In practice, heteroskedasticity-robust and clustered standard errors are usually larger than standard errors from regular OLS — however, this is not always the case. For further detail on when robust standard errors are smaller than OLS standard errors, see Jorn-Steffen Pische’s response on Mostly Harmless Econometrics’ Q&A blog.

“Robust” standard errors

The following example will use the CRIME3.dta

Because one of this blog’s main goals is to translate STATA results in R, first we will look at the robust command in STATA. For backup on the calculation of heteroskedasticity-robust standard errors, see the following link: http://www.stata.com/support/faqs/stat/cluster.html. The formulation is as follows:

Variance_{robust} = \bigl (\frac{N}{N-K} \bigr )(X'X)^{-1}\sum_{i=1}^N \{X_iX_i'\hat{\varepsilon}_i^2\}(X'X)^{-1}

where N = number of observations, and K = the number of regressors (including the intercept). This returns a Variance-covariance (VCV) matrix where the diagonal elements are the estimated heteroskedasticity-robust coefficient variances — the ones of interest. Estimated coefficient standard errors are the square root of these diagonal elements.

STATA:

reg cmrdrte cexec cunem if year==93, robust

R:

The following bit of code was written by Dr. Ott Toomet (mentioned in the Dataninja blog).
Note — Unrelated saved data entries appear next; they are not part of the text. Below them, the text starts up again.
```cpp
template <int FP, int D>
__global__ __launch_bounds__(NSL * FP) void temporal_attn_mfma_kernel(const TAParams p) {
  constexpr int ROWB = SLAB + 8;
  constexpr int FB = FP / 16;
  constexpr int KS = (D + 15) / 16;
  constexpr int NH = SLAB / D;
  constexpr int NT = NSL * FP, NW = NT / 64;
  extern __shared__ __attribute__((aligned(16))) uint16_t smem[];
  const int F = p.frames;
  const int tid = threadIdx.x, lane = tid & 63, wid = tid >> 6;
  const int64_t pix = blockIdx.x < p.npix ? (int64_t)blockIdx.x : p.npix - 1;
  const int c0 = blockIdx.y * SLAB;
  const int64_t v = pix / p.L, l = pix % p.L;
  constexpr int chunks = SLAB / 8;

  auto src_of = [&](int it) -> const uint16_t* {
    const int ch = it % chunks;
    const int f = (it / chunks) % F;
    const int ten = it / (chunks * F);
    if (ten == 0) {
      int fq = f - p.q_f0;
      if (fq < 0 || fq >= p.q_frames) fq = 0;
      return p.Q + ((v * p.q_frames + fq) * p.L + l) * p.ldq + c0 + ch * 8;
    }
    const int64_t row = (int64_t)(f / p.kv_fpr) * p.kv_rs + (v * p.kv_fpr + f % p.kv_fpr) * p.L + l;
    return (ten == 1 ? p.K : p.V) + row * p.ld + c0 + ch * 8;
  };
  auto dst_of = [&](int it) -> uint16_t* {
// ... 1 lines not shown
    const int f = (it / chunks) % F;
    const int ten = it / (chunks * F);
    return smem + ((size_t)ten * F + f) * ROWB + ch * 8;
  };
  const int items = 3 * F * chunks;
  if (F == FP) {
    constexpr int ITEMS = 3 * FP * chunks, NIT = (ITEMS + NT - 1) / NT;
    u32x4_t stg[NIT];
#pragma unroll
    for (int k = 0; k < NIT; ++k) {
      const int it = tid + k * NT;
      if (ITEMS % NT == 0 || it < ITEMS) stg[k] = *reinterpret_cast<const u32x4_t*>(src_of(it));
    }
#pragma unroll
    for (int k = 0; k < NIT; ++k) {
      const int it = tid + k * NT;
      if (ITEMS % NT == 0 || it < ITEMS) *reinterpret_cast<u32x4_t*>(dst_of(it)) = stg[k];
    }
  } else {
    for (int it = tid; it < items; it += NT) *reinterpret_cast<u32x4_t*>(dst_of(it)) = *reinterpret_cast<const u32x4_t*>(src_of(it));
  }
  __syncthreads();

  const int i16 = lane & 15, k4 = lane >> 4;
  uint16_t* const Qs = smem;
  const uint16_t* const Ks = smem + (size_t)F * ROWB;
  const uint16_t* const Vs = smem + (size_t)2 * F * ROWB;
  for (int h = wid; h < NH; h += NW) {
    const int hc = h * D;
    f32x4_t sT[FB][FB];
    u32x2_t qfr[FB][KS];
#pragma unroll
    for (int ib = 0; ib < FB; ++ib) {
      const int fi = 16 * ib + i16 < F ? 16 * ib + i16 : F - 1;
#pragma unroll
      for (int ks = 0; ks < KS; ++ks) {
        u32x2_t w = *reinterpret_cast<const u32x2_t*>(Qs + (size_t)fi * ROWB + hc + 16 * ks + 4 * k4);
        if (16 * ks + 4 * k4 >= D) w = u32x2_t{0u, 0u};
        qfr[ib][ks] = w;
      }
    }
#pragma unroll
    for (int jb = 0; jb < FB; ++jb) {
      const int fj = 16 * jb + i16 < F ? 16 * jb + i16 : F - 1;
      u32x2_t kfr[KS];
#pragma unroll
      for (int ks = 0; ks < KS; ++ks) {
        kfr[ks] = *reinterpret_cast<const u32x2_t*>(Ks + (size_t)fj * ROWB + hc + 16 * ks + 4 * k4);
        if (16 * ks + 4 * k4 >= D) kfr[ks] = u32x2_t{0u, 0u};
      }
#pragma unroll
      for (int ib = 0; ib < FB; ++ib) {
        f32x4_t acc = {0.f, 0.f, 0.f, 0.f};
#pragma unroll
        for (int ks = 0; ks < KS; ++ks) acc = mfma16k16(kfr[ks], qfr[ib][ks], acc);
        sT[jb][ib] = acc;
      }
    }
    u32x2_t pfr[FB][FB];
    float inv[FB];
#pragma unroll
    for (int ib = 0; ib < FB; ++ib) {
      float mx = -INFINITY;
#pragma unroll
      for (int jb = 0; jb < FB; ++jb)
#pragma unroll
        for (int r = 0; r < 4; ++r) {
          const bool ok = 16 * jb + 4 * k4 + r < F;
          sT[jb][ib][r] = ok ? sT[jb][ib][r] * p.scale_log2 : -INFINITY;
          mx = fmaxf(mx, sT[jb][ib][r]);
        }
      mx = fmaxf(mx, __shfl_xor(mx, 16));
      mx = fmaxf(mx, __shfl_xor(mx, 32));
      float sum = 0.f;
#pragma unroll
      for (int jb = 0; jb < FB; ++jb) {
        float e[4];
#pragma unroll
        for (int r = 0; r < 4; ++r) { e[r] = __builtin_amdgcn_exp2f(sT[jb][ib][r] - mx); sum += e[r]; }
        pfr[jb][ib] = u32x2_t{pack16(e[0], e[1]), pack16(e[2], e[3])};
      }
      sum += __shfl_xor(sum, 16);
      sum += __shfl_xor(sum, 32);
      inv[ib] = 1.f / sum;
    }
#pragma unroll
    for (int db = 0; db < KS; ++db) {
      u32x2_t vfr[FB];
#pragma unroll
      for (int jb = 0; jb < FB; ++jb) {
        const int fj = 16 * jb + 4 * k4 + (i16 >> 2) < F ? 16 * jb + 4 * k4 + (i16 >> 2) : F - 1;
        vfr[jb] = lds_tr16_b64(Vs + (size_t)fj * ROWB + hc + 16 * db + 4 * (i16 & 3));
      }
#pragma unroll
      for (int ib = 0; ib < FB; ++ib) {
        f32x4_t o = {0.f, 0.f, 0.f, 0.f};
#pragma unroll
        for (int jb = 0; jb < FB; ++jb) o = mfma16k16(vfr[jb], pfr[jb][ib], o);
        const int fi = 16 * ib + i16;
        if (16 * db + 4 * k4 < D && fi < F) {
          const u32x2_t w = {pack16(o[0] * inv[ib], o[1] * inv[ib]), pack16(o[2] * inv[ib], o[3] * inv[ib])};
          *reinterpret_cast<u32x2_t*>(Qs + (size_t)fi * ROWB + hc + 16 * db + 4 * k4) = w;
        }
      }
    }
  }
  __syncthreads();
  if ((int64_t)blockIdx.x < p.npix) {
    for (int it = tid; it < p.q_frames * chunks; it += NT) {
      const int ch = it % chunks, fq = it / chunks;
      const u32x4_t w = *reinterpret_cast<const u32x4_t*>(Qs + (size_t)(p.q_f0 + fq) * ROWB + ch * 8);
      *reinterpret_cast<u32x4_t*>(p.O + ((v * p.q_frames + fq) * p.L + l) * p.ldo + c0 + ch * 8) = w;
    }
  }
}

template <int FP, int D>
int launch_mfma(hipStream_t s, const TAParams& p, int C) {
  if (p.npix > 0x7fffffffLL) return A3D_EINVAL;
  const size_t lds = (size_t)3 * p.frames * (SLAB + 8) * sizeof(uint16_t);
  static uint64_t attr_done = 0;
  if (int rc = a3d_once_per_device(attr_done, [] {
        return (int)hipFuncSetAttribute(reinterpret_cast<const void*>(&temporal_attn_mfma_kernel<FP, D>),
                                        hipFuncAttributeMaxDynamicSharedMemorySize, 3 * FP * (SLAB + 8) * 2); })) return rc;
  temporal_attn_mfma_kernel<FP, D><<<dim3((unsigned)p.npix, (unsigned)(C / SLAB)), dim3(NSL * FP), lds, s>>>(p);
  return a3d_launch_status();
}

template <int DP>
// ... 46 lines not shown
```

animate3d_amd/hip_ops.py:

```python
from __future__ import annotations

import ctypes
import os
from dataclasses import dataclass
from typing import Optional

import torch

_LIB_PATH = os.path.join(os.path.dirname(os.path.abspath(__file__)), "lib", "libanimate3d_hip.so")
_lib = None

c_i64, c_int, c_f32, c_vp = ctypes.c_int64, ctypes.c_int, ctypes.c_float, ctypes.c_void_p


class _RowMapC(ctypes.Structure):
    _fields_ = [("gdiv", c_i64), ("ga", c_i64), ("gb", c_i64), ("seg_len", c_i64), ("seg_stride", c_i64), ("ld", c_i64)]


@dataclass(frozen=True)
class RowMap:
    gdiv: int
    ga: int
    gb: int
    seg_len: int
# ... 15 lines not shown
    idx = rowmap_rows(m, groups, step, length, device)
    return bool(int(idx.min()) >= 0 and int(idx.max()) < rows and torch.unique(idx).numel() == rows)


_SIGNATURES = {
    "a3d_version": (ctypes.c_char_p, []),
    "a3d_gemm_bf16": (c_int, [c_vp, c_vp, c_i64, c_vp, c_i64, c_vp, c_vp, c_i64, c_vp, c_i64, c_vp, c_i64, c_i64, c_i64, c_i64, c_f32, c_f32, c_int]),
    "a3d_gemm_ws_bf16": (c_int, [c_vp, c_vp, c_i64, c_vp, c_i64, c_vp, c_vp, c_i64, c_vp, c_i64, c_vp, c_i64, c_i64, c_i64, c_i64, c_f32, c_f32, c_int,
                                 c_vp, c_i64, ctypes.POINTER(c_i64)]),
    "a3d_gemm2_bf16": (c_int, [c_vp, c_vp, c_i64, c_vp, c_i64, c_i64, c_vp, c_i64, c_vp, c_vp, c_i64, c_i64, c_i64, c_i64, c_int]),
    "a3d_gemm_geglu_bf16": (c_int, [c_vp, c_vp, c_i64, c_vp, c_i64, c_vp, c_vp, c_i64, c_i64, c_i64, c_i64, c_int]),
    "a3d_conv3x3_bf16": (c_int, [c_vp, c_vp, c_vp, c_vp, c_vp, c_i64, c_vp, c_vp, c_int, c_int, c_int, c_int, c_int, c_int, c_int, c_int]),
    "a3d_conv3x3_ws_bf16": (c_int, [c_vp, c_vp, c_vp, c_vp, c_vp, c_i64, c_vp, c_vp, c_int, c_int, c_int, c_int, c_int, c_int, c_int, c_int,
                                    c_vp, c_i64, ctypes.POINTER(c_i64)]),
    "a3d_flash_attn_bf16": (c_int, [c_vp, c_vp, c_vp, c_vp, c_vp, ctypes.POINTER(_RowMapC), ctypes.POINTER(_RowMapC), ctypes.POINTER(_RowMapC),
                                    c_int, c_int, c_int, c_i64, c_i64, c_f32, c_f32, c_int]),
    "a3d_flash_attn_counted_bf16": (c_int, [c_vp, c_vp, c_vp, c_vp, c_vp, ctypes.POINTER(_RowMapC), ctypes.POINTER(_RowMapC), ctypes.POINTER(_RowMapC),
                                            c_int, c_int, c_int, c_i64, c_i64, c_f32, c_f32, c_int, c_vp]),
    "a3d_flash_attn2_bf16": (c_int, [c_vp, c_vp, c_vp, c_vp, c_vp, c_vp, c_vp, ctypes.POINTER(_RowMapC), ctypes.POINTER(_RowMapC), ctypes.POINTER(_RowMapC),
                                     ctypes.POINTER(_RowMapC), c_int, c_int, c_int, c_i64, c_i64, c_i64, c_f32, c_f32, c_f32, c_int]),
    "a3d_temporal_attn_bf16": (c_int, [c_vp, c_vp, c_vp, c_vp, c_i64, c_vp, c_i64, c_int, c_int, c_i64, c_int, c_int, c_f32]),
    "a3d_temporal_attn_sharded_bf16": (c_int, [c_vp, c_vp, c_i64, c_vp, c_vp, c_i64, c_vp, c_i64, c_int, c_int, c_i64, c_int, c_int, c_f32,
                                               c_int, c_int, c_int, c_i64]),
    "a3d_group_norm_ws_floats": (c_i64, [c_int, c_i64, c_int]),
    "a3d_group_norm_bf16": (c_int, [c_vp, c_vp, c_vp, c_vp, c_vp, c_vp, c_int, c_i64, c_int, c_int, c_f32, c_int]),
    "a3d_group_norm2_bf16": (c_int, [c_vp, c_vp, c_int, c_vp, c_int, c_vp, c_vp, c_vp, c_vp, c_int, c_i64, c_int, c_f32, c_int]),
    "a3d_group_norm_sums_bf16": (c_int, [c_vp, c_vp, c_vp, c_vp, c_int, c_i64, c_int, c_int]),
    "a3d_group_norm_apply_bf16": (c_int, [c_vp, c_vp, c_vp, c_vp, c_vp, c_vp, c_int, c_i64, c_int, c_int, c_int]),
    "a3d_layer_norm_bf16": (c_int, [c_vp, c_vp, c_vp, c_vp, c_vp, c_vp, c_i64, c_int, c_f32, c_vp, c_i64, c_i64, c_vp, c_i64, c_i64]),
    "a3d_geglu_bf16": (c_int, [c_vp, c_vp, c_i64, c_vp, c_i64, c_i64, c_i64]),
    "a3d_silu_bf16": (c_int, [c_vp, c_vp, c_vp, c_i64]),
    "a3d_activation_bf16": (c_int, [c_vp, c_vp, c_vp, c_i64, c_int]),
    "a3d_concat_bf16": (c_int, [c_vp, c_vp, c_i64, c_vp, c_i64, c_vp, c_i64]),
    "a3d_timestep_embed_bf16": (c_int, [c_vp, c_vp, c_vp, c_int, c_int]),
    "a3d_im2col_in": (c_int, [c_vp, c_vp, c_int, c_vp, c_int, c_int, c_int, c_int, c_int]),
    "a3d_unpack_out": (c_int, [c_vp, c_vp, c_vp, c_int, c_int, c_int, c_int, c_int, c_int]),
    "a3d_gemm_f32out_bf16": (c_int, [c_vp, c_vp, c_i64, c_vp, c_i64, c_vp, c_vp, c_i64, c_i64, c_i64, c_i64, c_f32]),
    "a3d_softmax_rows_f32_bf16": (c_int, [c_vp, c_vp, c_i64, c_vp, c_i64, c_i64, c_i64]),
    "a3d_softmax_rows_bwd_bf16": (c_int, [c_vp, c_vp, c_i64, c_vp, c_i64, c_vp, c_i64, c_i64, c_i64, c_f32]),
    "a3d_im2col_in_bwd": (c_int, [c_vp, c_vp, c_vp, c_int, c_int, c_int, c_int, c_int, c_f32]),
    "a3d_channel_mix_f32": (c_int, [c_vp, c_vp, c_vp, c_vp, c_vp, c_int, c_int, c_int, c_i64, c_f32]),
    "a3d_cfg_ddim_step_f32": (c_int, [c_vp, c_vp, c_vp, c_vp, c_vp, c_i64, c_int, c_int, c_i64, c_f32, c_f32, c_f32]),
    "a3d_flash_attn_bwd_bf16": (c_int, [c_vp, c_vp, c_vp, c_vp, c_vp, c_vp, c_vp, c_vp, c_vp, c_vp,
                                        ctypes.POINTER(_RowMapC), ctypes.POINTER(_RowMapC), ctypes.POINTER(_RowMapC), ctypes.POINTER(_RowMapC),
                                        ctypes.POINTER(_RowMapC), c_int, c_int, c_int, c_i64, c_i64, c_int, c_f32, c_f32, c_int]),
    "a3d_flash_attn_lse_bf16": (c_int, [c_vp, c_vp, c_vp, c_vp, c_vp, ctypes.POINTER(_RowMapC), ctypes.POINTER(_RowMapC), ctypes.POINTER(_RowMapC),
# ... 14 lines not shown
    "a3d_clip_ctrl_f32": (c_int, [c_vp, c_vp, c_f32, c_f32, c_vp]),
    "a3d_adamw_f32": (c_int, [c_vp, c_vp, c_vp, c_vp, c_vp, c_i64, c_f32, c_f32, c_f32, c_f32, c_f32, c_f32, c_f32, c_vp]),
    "a3d_gs_preprocess_f32": (c_int, [c_vp, c_int, c_int, c_vp, c_i64, c_vp, c_i64, c_vp, c_i64, c_vp, c_i64, c_vp, c_i64, c_int, c_int, c_vp, c_i64, c_vp, c_vp, c_vp, c_vp, c_vp, c_int, c_int, c_f32, c_vp, c_vp, c_vp, c_vp, c_vp, c_vp, c_vp]),
    "a3d_gs_duplicate_f32": (c_int, [c_vp, c_int, c_int, c_int, c_int, c_vp, c_vp, c_vp, c_vp, c_vp, c_vp]),
    "a3d_gs_tile_ranges_f32": (c_int, [c_vp, c_vp, c_i64, c_vp, c_i64]),
    "a3d_gs_render_f32": (c_int, [c_vp, c_int, c_int, c_int, c_int, c_vp, c_vp, c_vp, c_vp, c_vp, c_vp, c_vp, c_vp, c_vp, c_vp, c_vp, c_vp, c_vp]),
    "a3d_gs_render_bwd_f32": (c_int, [c_vp, c_int, c_int, c_int, c_int, c_vp, c_vp, c_vp, c_vp, c_vp, c_vp, c_vp, c_vp, c_vp, c_vp, c_vp,
                                      c_vp, c_vp, c_vp]),
    "a3d_gs_preprocess_bwd_f32": (c_int, [c_vp, c_int, c_int, c_vp, c_i64, c_vp, c_i64, c_vp, c_i64, c_vp, c_i64, c_vp, c_i64, c_int, c_int, c_vp, c_i64, c_vp, c_vp, c_vp, c_vp, c_vp, c_int, c_int, c_f32, c_vp, c_vp, c_vp, c_vp, c_vp, c_vp, c_vp, c_vp, c_vp, c_vp, c_vp, c_vp]),
    "a3d_gs_sum_batch_f32": (c_int, [c_vp, c_vp, c_vp, c_int, c_i64]),
}
_UNSUFFIXED_TWINS = ("a3d_im2col_in", "a3d_unpack_out", "a3d_im2col_in_bwd")
for _name in list(_SIGNATURES):
    if _name.endswith("_bf16"):
        _SIGNATURES[_name[:-5] + "_f16"] = _SIGNATURES[_name]
    elif _name in _UNSUFFIXED_TWINS:
        _SIGNATURES[_name + "_f16"] = _SIGNATURES[_name]
EXPORTED_SYMBOLS = tuple(_SIGNATURES)
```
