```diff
diff --git a/dang_amd/csrc/dx_kern_planeset.h b/dang_amd/csrc/dx_kern_planeset.h
--- a/dang_amd/csrc/dx_kern_planeset.h
+++ b/dang_amd/csrc/dx_kern_planeset.h
@@ -10,20 +10,27 @@
 template <int V> struct ItemCode { static constexpr int value = V; };
 template <bool V> struct ItemFlag { static constexpr bool value = V; };
 
+#ifdef DX_BOUNDARY_REEVAL
+#define DX_PS_SHARE(MODE, LP, BP, JF) false
+#else
+#define DX_PS_SHARE(MODE, LP, BP, JF) ((MODE) == CH_MBB_BETA && (LP) == 1 && !(BP) && !(JF))
+#endif
 template <int MODE, int PAIR, int SP, int NBL, int LP, int NG, bool FIRST, bool LAST, bool BP, bool JF, typename RFirst>
 __device__ __forceinline__ void ps_item(const Model& M, const SweepList& sl, const SweepItem& it, RFirst& R0, int i, int half,
                                         int jb, int NB, const double* __restrict__ tab, const double* __restrict__ col,
                                         double& sample0, double& sample1, double chi_first[4],
                                         double chi_last[4], unsigned int* __restrict__ accepted, int slot, const double* first_acc,
-                                        double* wrow) {
+                                        double* wrow, const double* fkeep, const double* skeep) {
     const Comp& c = M.comp[it.comp];
     const BandPick<LP> pick = {half};
     const int npix = M.npix;
     IndexArgs a;
     a.comp = it.comp; a.nind = it.nind; a.s1 = sl.s1; a.s2 = sl.s2; a.nsample = sl.nsample; a.ml_mode = sl.ml_mode; a.mode = MODE;
     a.bp = 0; a.others = 0u; a.jeff = 0; a.seed = sl.seed; a.stream = it.stream;
-    RegChain<MODE, SP, NBL, LP, true, BP, JF> R;
+    constexpr bool SHARE = DX_PS_SHARE(MODE, LP, BP, JF);
+    RegChain<MODE, SP, NBL, LP, true, BP, JF, SHARE> R;
     R.set_kt(tab, NB, NG, it.gmember, jb);
+    R.fcol = fkeep;
 #pragma unroll
     for (int kk = 0; kk < SP; ++kk) {
         R.amp[kk] = c.amp[(long long)(sl.s1 + kk - 1) * npix + i];
@@ -35,16 +42,22 @@
         R.form_w(M, c, [&](int kk, int j) { return col[(kk * NBL + j) * BLOCK]; });
     }
     double chia[4] = {0.0, 0.0, 0.0, 0.0}, va, acc[2];
-    unsigned long long na = chain_finish<MODE, SP, NBL, LP, false, !FIRST, (!PAIR && !LAST)>(M, a, c, R, pick, sample0, sample1, i, half, chia, &va,
-                                                                                            FIRST ? first_acc : nullptr, acc);
+    constexpr bool HAND = SHARE && PAIR != 0;
+    double ej[HAND ? NBL : 1];
+    unsigned long long na = chain_finish<MODE, SP, NBL, LP, false, !FIRST, (!PAIR && !LAST), HAND>(M, a, c, R, pick, sample0, sample1, i, half, chia, &va,
+                                                                                                  FIRST ? first_acc : nullptr, acc, ej, skeep);
     if (it.nind == 0) sample0 = va; else sample1 = va;
     if (FIRST) { chi_first[0] = chia[0]; chi_first[1] = chia[1]; }
     chi_last[2] = chia[2]; chi_last[3] = chia[3];
     unsigned long long nb_ = 0ull;
     if (PAIR) {
         constexpr int MODEB = (MODE == CH_MBB_BETA || MODE == CH_LOGN_NUP) ? MODE + 1 : MODE;
-        RegChain<MODEB, SP, NBL, LP, true, BP> RB;
+        RegChain<MODEB, SP, NBL, LP, true, BP, false, HAND> RB;
         RB.set_kt(tab, NB, NG, it.gmember, jb);
+        if (HAND) {
+#pragma unroll
+            for (int j = 0; j < NBL; ++j) RB.F[j] = ej[j];
+        }
 #pragma unroll
         for (int kk = 0; kk < SP; ++kk) {
             RB.amp[kk] = R.amp[kk];
@@ -114,13 +127,20 @@
         const long long bstride = (long long)M.nmaps * npix;
         const unsigned long long gpix = (unsigned long long)(M.pix0 + i);
         const bool sample = (ga.ml_mode == DANGX_ML_SAMPLE);
+        constexpr int KQ = ((C0 & 7) == CH_MBB_BETA) ? 0 : ((C1 & 7) == CH_MBB_BETA) ? 1 : ((C2 & 7) == CH_MBB_BETA) ? 2 : 3;
+        constexpr bool KEEPC = DX_PS_SHARE(CH_MBB_BETA, LP, BP, false) &&
+                               ((C0 & 7) == CH_MBB_BETA || (C1 & 7) == CH_MBB_BETA || (C2 & 7) == CH_MBB_BETA || (C3 & 7) == CH_MBB_BETA);
+        const int kv = (KEEPC && sl.keep > 0) ? fa.vslot[sl.s[KQ].gmember] : -1;
+        double* const fkeep = (kv >= 0) ? col + ((fa.nv > SP ? fa.nv : SP) * NBL) * BLOCK : nullptr;
+        const double* const skeep = (kv >= 0 && sl.keep == 2) ? col + (kv * NBL) * BLOCK : nullptr;
 #pragma unroll 1
         for (int v = 0; v < fa.nv; ++v) {
             const Comp& c2 = M.comp[ga.gc[fa.vcomp[v]]];
             double t0v, t1v;
             load_theta(M, c2, i, sl.s1, t0v, t1v);
             if (BP) sed_column_bp<NBL>(M, c2, tab, NB, NG, fa.vcomp[v], sed_prep(c2, t0v, t1v), col + (v * NBL) * BLOCK);
-            else sed_column<NBL>(fa.vtype[v], tab, NB, NG, fa.vcomp[v], jb, sed_prep(c2, t0v, t1v), col + (v * NBL) * BLOCK);
+            else sed_column<NBL>(fa.vtype[v], tab, NB, NG, fa.vcomp[v], jb, sed_prep(c2, t0v, t1v), col + (v * NBL) * BLOCK,
+                                 (KEEPC && v == kv) ? fkeep : nullptr);
         }
         RegChain<CH_POW, SP, NBL, LP> R0;
 #pragma unroll
@@ -305,7 +325,8 @@
                 load_theta(M, c, i, sl.s1, sample0, sample1);
                 ps_item<(CODE & 7), ((CODE >> 3) & 1), SP, NBL, LP, NG, FIRST, LAST, (BP != 0), ((CODE >> 4) != 0)>(M, sl, it, R0, i, half, jb, NB, tab, col, sample0, sample1,
                                                                               FIRST ? chi : unused, chi, accepted ? acc_blk : nullptr, slot, first_acc,
-                                                                              col + (SP * NBL) * BLOCK);
+                                                                              col + (SP * NBL) * BLOCK, (KEEPC && q == KQ) ? fkeep : nullptr,
+                                                                              (KEEPC && q == KQ) ? skeep : nullptr);
                 slot += 1 + ((CODE >> 3) & 1);
             }
         };
```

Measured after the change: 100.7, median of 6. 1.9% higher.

I added a degrees of freedom adjustment so that the results mirror STATA’s robust command results.

## Heteroskedasticity-robust standard error calculation.
summaryw <- function(model) {
s <- summary(model)
X <- model.matrix(model)
u2 <- residuals(model)^2
XDX <- 0

## Here one needs to calculate X'DX. But due to the fact that
## D is huge (NxN), it is better to do it with a cycle.
for(i in 1:nrow(X)) {
XDX <- XDX + u2[i]*X[i,]%*%t(X[i,])
}

# inverse(X'X)
XX1 <- solve(t(X)%*%X)

# Variance calculation (Bread x meat x Bread)
varcovar <- XX1 %*% XDX %*% XX1

# degrees of freedom adjustment
dfc <- sqrt(nrow(X))/sqrt(nrow(X)-ncol(X))

# Standard errors of the coefficient estimates are the
# square roots of the diagonal elements
stdh <- dfc*sqrt(diag(varcovar))

t <- model$coefficients/stdh
p <- 2*pnorm(-abs(t))
results <- cbind(model$coefficients, stdh, t, p)
dimnames(results) <- dimnames(s$coefficients)
results
}

To use the function written above, simply replace summary() with summaryw() to look at your regression results — like this:

require(foreign)
mrdr = read.dta(file="/Users/kevingoulding/data/MURDER.dta")

# run regression
reg4 = lm(cmrdrte ~ cexec + cunem, data = subset(mrdr,year == 93))

# see heteroskedasticity-robust standard errors
summaryw(reg4)

These results should match the STATA output exactly.

Heteroskedasticity-robust LM Test

It may also be important to calculate heteroskedasticity-robust restrictions on your model (e.g. an F-test).

Clustered Standard Errors

Let’s say that you want to relax your homoskedasticity assumption, and account for the fact that there might be a bunch of covariance structures that vary by a certain characteristic – a “cluster” – but are homoskedastic within each cluster. Similar to heteroskedasticity-robust standard errors, you want to allow more flexibility in your variance-covariance (VCV) matrix. The result is clustered standard errors, a.k.a. cluster-robust.

STATA:

use wr-nevermar.dta
reg nevermar impdum, cluster(state)

R:

In R, you first must run a function here called cl() written by Mahmood Ara in Stockholm University – the backup can be found here.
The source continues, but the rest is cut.